Much will be written on this topic in the coming days, and behind the scenes the Liberal Party will be tearing itself apart trying to figure out what went wrong.

The rift will be between those who think the party needs to move to the left, and those who think it needs to become more right-wing, and the former will win out because cuckservatives are cowards and spiritual weaklings – they’d rather be noble losers than win – and they will fade further into electoral irrelevance.

But the Liberals didn’t lose because they weren’t Labor enough, they lost because they rigged the demographics against themselves, failed to inspire, were guided by wrong-headed Australian political cliches, and selected one of the ugliest men in the world as their figurehead.

Immigration

It wasn’t the 1.5 million immigrants Anthony Albanese brought in during the past three years who voted against the Liberals, it was the millions of immigrants they brought in themselves while they were in power.

We don’t have detailed breakdowns yet, but there were large swings to Labor in migrant-dominated suburbs. The Liberals failed to win back the Chinese vote, the Indians voted Labor as they always do and always will, and even the Muslims did the same despite efforts within their community to get voters to punish the PM for not being pro-Palestine enough. Probably because the Liberals spent way too much time talking about 0.4% of the population.

More on this later, but compulsory voting means that most of your ballots are going to come from low IQ, midwit and/or low-information voters. To these people, Labor (red team) = left = pro-migrant, and Liberal (blue team) = right = racist.

No amount of Chinese restaurant and Hindu temple visits are going to change this.

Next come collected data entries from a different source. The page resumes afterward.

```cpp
int reduce_stages(dm_ctx* c, Dev& d, hipStream_t s, const uint8_t* in, uint64_t m, uint32_t D, uint8_t* dst) {
    std::vector<uint32_t> ks;
    for (uint32_t r = D; r > 0;) {
        uint32_t k = std::min<uint32_t>(9, r);
        ks.push_back(k);
        r -= k;
    }
    HIP_TRY(d.nodes_a.ensure(std::max<uint64_t>(ceil_div(m, 2), 1) * 32));
    HIP_TRY(d.nodes_b.ensure(std::max<uint64_t>(ceil_div(m, 2), 1) * 32));
    const uint8_t* cur = in;
    for (size_t i = 0; i < ks.size(); i++) {
        uint8_t* out = (i + 1 == ks.size()) ? dst : (cur == d.nodes_a.u8() ? d.nodes_b.u8() : d.nodes_a.u8());
        const uint64_t grid = ceil_div(m, dm::kReduceTile);
        hipLaunchKernelGGL(dm::reduce_kernel, dim3((uint32_t)grid), dim3(dm::kBlock), 0, s, cur, m, ks[i], out);
        HIP_TRY(hipGetLastError());
        m = ceil_shift(m, ks[i]);
        cur = out;
    }
    return DM_OK;
}

int pick_leaf_kernel(const dm_ctx* c, const Dev& d, uint64_t n) {
    static_assert(dm_plan::kQuadLeaves == dm::kQuadLeaves && dm_plan::kLatLeaves == dm::kLatLeaves, "plan shapes");
    return dm_plan::leaf_kind(n, d.cus, c->leaf_mode.load());
}

template <bool TABLE, bool ALIGNED>
void launch_leaves_t(hipStream_t s, const dm::LeafArgs& la, int kind, int cus) {
    const uint64_t n = la.nleaves;
    const dim3 qgrid((uint32_t)ceil_div(n, dm::kQuadLeaves));
    if (kind == DM_LEAF_QUAD && qgrid.x > 2 * (uint64_t)cus) {
        hipLaunchKernelGGL(dm::quad_shape_primer, dim3(4 * (uint32_t)cus), dim3(dm::kLatThreads), dm::kQuadLdsBytes, s, 0);
        hipLaunchKernelGGL((dm::leaf_kernel_quad<TABLE, ALIGNED, true>), qgrid, dim3(dm::kLatThreads), 0, s, la);
    }
    else if (kind == DM_LEAF_QUAD)
        hipLaunchKernelGGL((dm::leaf_kernel_quad<TABLE, ALIGNED, false>), qgrid, dim3(dm::kLatThreads), 0, s, la);
    else if (kind == DM_LEAF_PAIR)
        hipLaunchKernelGGL((dm::leaf_kernel_pair<TABLE, ALIGNED>), dim3((uint32_t)ceil_div(n, dm::kPairLeaves)),
                           dim3(dm::kLatThreads), 0, s, la);
    else if (kind == DM_LEAF_LATENCY)
        hipLaunchKernelGGL((dm::leaf_kernel_lat<TABLE, ALIGNED>), dim3((uint32_t)ceil_div(n, dm::kLatLeaves)),
                           dim3(dm::kLatThreads), 0, s, la);
    else
        hipLaunchKernelGGL((dm::leaf_kernel<TABLE, ALIGNED>), dim3((uint32_t)ceil_div(n, dm::kBlock)), dim3(dm::kBlock),
                           0, s, la);
}

int launch_leaves(dm_ctx* c, const Dev& d, hipStream_t s, const dm::LeafArgs& la, bool table, bool aligned, int kind) {
    if (table) {
        if (aligned) launch_leaves_t<true, true>(s, la, kind, d.cus);
        else launch_leaves_t<true, false>(s, la, kind, d.cus);
    } else {
        if (aligned) launch_leaves_t<false, true>(s, la, kind, d.cus);
        else launch_leaves_t<false, false>(s, la, kind, d.cus);
    }
    HIP_TRY(hipGetLastError());
    return DM_OK;
}

int run_tree(dm_ctx* c, Dev& d, hipStream_t s, dm::LeafArgs la, bool table, bool aligned, int levels,
             uint8_t* dst, uint64_t* nout, uint8_t* leaf_dig) {
    const uint64_t n = la.nleaves;
    const int kind = pick_leaf_kernel(c, d, n);
    const uint32_t D = levels < 0 ? std::max<uint32_t>(1, ceil_log2(n)) : (uint32_t)levels;
    const uint32_t fuse_max = kind == DM_LEAF_QUAD ? dm::kQuadFuseMax
                              : kind == DM_LEAF_PAIR ? dm::kPairFuseMax
                              : kind == DM_LEAF_LATENCY ? dm::kLatFuseMax : dm::kLeafFuseMax;
    const uint32_t L1 = std::min<uint32_t>(fuse_max, D);
    const uint64_t m1 = ceil_shift(n, L1);
    la.byte_off = 0;
    la.byte_end = ~0ull;
    la.state = nullptr;
    la.fuse_levels = L1;
    uint8_t* k1_out = dst;
    if (D > L1) {
        HIP_TRY(d.leaves.ensure(m1 * 32));
        k1_out = d.leaves.u8();
    }
    if (L1 == 0) {
        la.digests = dst;
        la.level_out = nullptr;
    } else {
        la.digests = leaf_dig;
        la.level_out = k1_out;
    }
    hipEvent_t* tr = timing_record(c, d);
    if (tr) HIP_TRY(hipEventRecord(tr[0], s));
    RC_TRY(launch_leaves(c, d, s, la, table, aligned, kind));
    if (tr) HIP_TRY(hipEventRecord(tr[1], s));
    if (L1 == 0 && leaf_dig != nullptr && leaf_dig != dst)
        HIP_TRY(hipMemcpyAsync(leaf_dig, dst, n * 32, hipMemcpyDeviceToDevice, s));
    if (D > L1) RC_TRY(reduce_stages(c, d, s, k1_out, m1, D - L1, dst));
    if (tr) HIP_TRY(hipEventRecord(tr[2], s));
    *nout = ceil_shift(n, D);
    return DM_OK;
}

dm::LeafArgs uniform_args(const void* dev, uint64_t len, uint64_t chunk) {
    dm::LeafArgs la{};
    const uint64_t n = ceil_div(len, chunk);
    la.base = static_cast<const uint8_t*>(dev);
    la.pitch = chunk;
    la.leaf_len = chunk;
    la.last_len = len - (n - 1) * chunk;
    la.nleaves = n;
    return la;
}

dm::LeafArgs table_args(const void* addrs, const void* lens, uint64_t n, uint8_t* digests) {
    dm::LeafArgs la{};
    la.addrs = static_cast<const uint64_t*>(addrs);
    la.lens = static_cast<const uint64_t*>(lens);
    la.nleaves = n;
    la.byte_end = ~0ull;
    la.digests = digests;
    return la;
}

int table_args(dm_ctx* c, Dev& d, hipStream_t s, const uint64_t* addr, const uint64_t* lens, uint64_t n,
               uint64_t extra, dm::LeafArgs* la) {
    RC_TRY(tables_begin(c, d, n * 16 + extra));
    HIP_TRY(d.leaves.ensure(n * 32));
    RC_TRY(upload(c, d, s, d.tab_addr, addr, n * 8));
    RC_TRY(upload(c, d, s, d.tab_len, lens, n * 8));
    *la = table_args(d.tab_addr.p, d.tab_len.p, n, d.leaves.u8());
    return DM_OK;
}

int finish(dm_ctx* c, Dev& d, hipStream_t s, const uint8_t* nodes, uint64_t n, bool min_one, uint8_t* dst) {
    uint32_t D = ceil_log2(n);
    if (D == 0 && min_one) D = 1;
    if (D == 0) {
        HIP_TRY(hipMemcpyAsync(dst, nodes, 32, hipMemcpyDeviceToDevice, s));
        return DM_OK;
    }
    return reduce_stages(c, d, s, nodes, n, D, dst);
}
// ... 621 lines not shown
    return it == g_keep_claimed.end() ? 0 : it->second;
}

void keep_claim(int dev, int64_t delta) {
    std::lock_guard<std::mutex> lk(g_keep_mu);
    uint64_t& v = g_keep_claimed[dev];
    v = delta < 0 && (uint64_t)(-delta) > v ? 0 : v + delta;
}

uint64_t lane_keep_bytes() {
    const char* kb = std::getenv("DEOSS_LANE_KEEP_BYTES");
    if (!kb || !*kb) return kLaneKeepBytes;
    char* end = nullptr;
    const unsigned long long v = std::strtoull(kb, &end, 10);
    return (end != kb && *end == '\0' && kb[0] != '-') ? (uint64_t)v : kLaneKeepBytes;
}

int default_lanes(const int* devs, int ndev) {
    const char* v = std::getenv("DEOSS_LANES");
    if (v && *v) return std::min(std::max(std::atoi(v), 1), kMaxLanes);
    const uint64_t keep = std::max<uint64_t>(lane_keep_bytes(), 1);
    uint64_t lanes = 4;
    const int n = (devs && ndev > 0) ? ndev : 1;
    for (int i = 0; i < n; i++) {
        const int dev = (devs && ndev > 0) ? devs[i] : 0;
        size_t free_b = 0, total_b = 0;
        if (hipSetDevice(dev) != hipSuccess || hipMemGetInfo(&free_b, &total_b) != hipSuccess) {
            (void)hipGetLastError();
            continue;
        }
        const uint64_t by_free = (uint64_t)free_b / (2 * keep);
        const uint64_t half = (uint64_t)total_b / 2, claimed = keep_claimed(dev);
        const uint64_t by_budget = claimed >= half ? 0 : (half - claimed) / keep;
        lanes = std::min(lanes, std::max<uint64_t>(std::min(by_free, by_budget), 1));
    }
    return (int)lanes;
}

void no_sharding(dm_ctx* c, const char* why) {
    c->shard_ok = false;
    std::fprintf(stderr, "deoss_merkle: RCCL communicators over %d GPUs unavailable (%s); every call runs whole on "
                 "one GPU\n", c->nphys, why);
}

int ctx_create(dm_ctx** out, const int* devs, int ndev, int lanes, bool lanes_given) {
    if (!out || lanes < 1 || lanes > kMaxLanes) return bad_arg();
    *out = nullptr;
    DeviceRestore dev;
    int count = 0;
    if (hipGetDeviceCount(&count) != hipSuccess || count <= 0) return set_err(DM_ERR_NODEV, "no usable GPU");
    std::vector<int> ids;
    if (!devs || ndev <= 0) ids.push_back(0);
    else ids.assign(devs, devs + ndev);
    for (size_t i = 0; i < ids.size(); i++) {
        if (ids[i] < 0 || ids[i] >= count) return bad_arg();
        for (size_t j = 0; j < i; j++)
            if (ids[j] == ids[i]) return bad_arg();
    }
    const char* vd = std::getenv("DEOSS_VIRTUAL_DEVICES");
    const int nvirt = vd ? std::atoi(vd) : 0;
    if (nvirt > 1) {
        ids.assign((size_t)std::min(nvirt, 64), ids[0]);
        if (!lanes_given) lanes = 1;
    }
    dm_ctx* c = new dm_ctx();
    c->nphys = (int)ids.size();
    c->lanes = lanes;
    c->devs.resize(ids.size() * (size_t)lanes);
    c->slots.reset(new DevSlot[c->devs.size()]);
    const uint64_t keep = lane_keep_bytes();
    for (size_t i = 0; i < c->devs.size(); i++) {
        c->devs[i].id = ids[i % ids.size()];
        c->devs[i].keep_bytes = keep;
        int rc = init_device(c, c->devs[i]);
        if (rc != DM_OK) {
            dm_destroy(c);
            return rc;
        }
    }
    for (const Dev& d : c->devs) keep_claim(d.id, (int64_t)d.keep_bytes);
    c->keep_claimed = true;
    const char* fs = std::getenv("DEOSS_FORCE_SHARDED");
    c->force_sharded = fs != nullptr && fs[0] == '1';
    c->route_k = dm_plan::route_constants_from_env();
    c->virtual_devs = nvirt > 1;
    const char* tf = std::getenv("DEOSS_TEST_RCCL_INIT_FAIL");
    c->fail_comm_init = tf && tf[0] == '1' && ids.size() > 1 && !c->force_sharded;
    if ((ids.size() > 1 || c->force_sharded) && (!c->virtual_devs || c->fail_comm_init)) {
        std::vector<ncclComm_t>* cm = nullptr;
        const int rc = comms_for(c, (int)ids.size(), &cm);
        if (rc != DM_OK && c->force_sharded) {
            dm_destroy(c);
            return set_err(DM_ERR_RCCL, "ncclCommInitAll failed");
        }
        if (rc != DM_OK) {
            std::string why;
            {
                std::lock_guard<std::mutex> lk(c->err_mu);
                why.swap(c->err);
            }
            t_err.clear();
            no_sharding(c, why.c_str());
        }
    }
    *out = c;
    return DM_OK;
}

}

extern "C" {

int dm_create(dm_ctx** out, const int* devs, int ndev) {
    int first = (devs && ndev > 0) ? devs[0] : 0;
    int count = 0;
    DeviceRestore dr;
    if (hipGetDeviceCount(&count) != hipSuccess || count <= 0) return set_err(DM_ERR_NODEV, "no usable GPU");
    if (first < 0 || first >= count) return bad_arg();
    std::lock_guard<std::mutex> lk(g_create_mu);
    return ctx_create(out, devs, ndev, default_lanes(devs, ndev), false);
}

int dm_create_lanes(dm_ctx** out, const int* devs, int ndev, int lanes) {
    std::lock_guard<std::mutex> lk(g_create_mu);
    return ctx_create(out, devs, ndev, lanes, true);
}

int dm_can_shard(dm_ctx* ctx) { return ctx && ctx->nphys > 1 && (ctx->shard_ok || ctx->force_sharded) ? 1 : 0; }

int dm_keep_claimed(int hip_device, uint64_t* bytes) {
    if (!bytes || hip_device < 0) return bad_arg();
    *bytes = keep_claimed(hip_device);
    return DM_OK;
}

void dm_destroy(dm_ctx* ctx) {
    if (!ctx) return;
    DeviceRestore dev;
    for (auto& kv : ctx->comms)
        for (auto& cm : kv.second) (void)ncclCommDestroy(cm);
    for (size_t g = 0; g < ctx->devs.size() && ctx->slots; g++) {
        if (hipSetDevice(ctx->devs[g].id) != hipSuccess) continue;
        for (StreamKit* k : ctx->slots[g].kits) kit_destroy(k);
        ctx->slots[g].kits.clear();
    }
    ctx->reaper.finish();
    for (auto& d : ctx->devs) {
        if (ctx->keep_claimed) keep_claim(d.id, -(int64_t)d.keep_bytes);
        destroy_device(d);
    }
    delete ctx;
}

int dm_set_leaf_kernel(dm_ctx* ctx, int mode) {
    if (!ctx || mode < DM_LEAF_AUTO || mode > DM_LEAF_QUAD) return bad_arg();
    RangeLock lk(ctx);
    ctx->leaf_mode = mode;
    return DM_OK;
}

int dm_leaf_kernel_for(dm_ctx* ctx, uint64_t nleaves) {
    if (!ctx) return bad_arg();
    return pick_leaf_kernel(ctx, ctx->devs[0], nleaves);
}

int dm_set_timing(dm_ctx* ctx, int enable) {
// ... 286 lines not shown
```

### deoss_amd/csrc/merkle_kernels.hpp

```cpp
#pragma once
#include "quad_ring.hpp"
#include "sha256_gfx950.hpp"

namespace dm {

constexpr int kBlock = 256;
constexpr int kLeafFuseMax = 8;
constexpr int kReduceTile = 512;
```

The Liberals have been indulging in wishful thinking and trying to win over immigrant voters while bringing in more immigrants, but the reality is they are stacking the deck against themselves, and alienating White Australians in the process.

The best time to stop mass immigration was 30 years ago. The second best time is now.

Fighting for the centre

Australian elections are won in the centre, according to accepted political wisdom. But the wise men who believe this also believe it in Britain, where the conservatives are getting wiped out by Reform.

This is a debilitating and self-fulfilling political cliché with many flaws, the most glaring and fatal of which no one in the Liberal Party seems able to grasp – the centre is not fixed. You don’t have to move to the centre, you can move the centre towards you.

The left understand this, and have been doing it for decades, but rather than try to move the centre to the right, the Liberals insist of moving the party to the centre.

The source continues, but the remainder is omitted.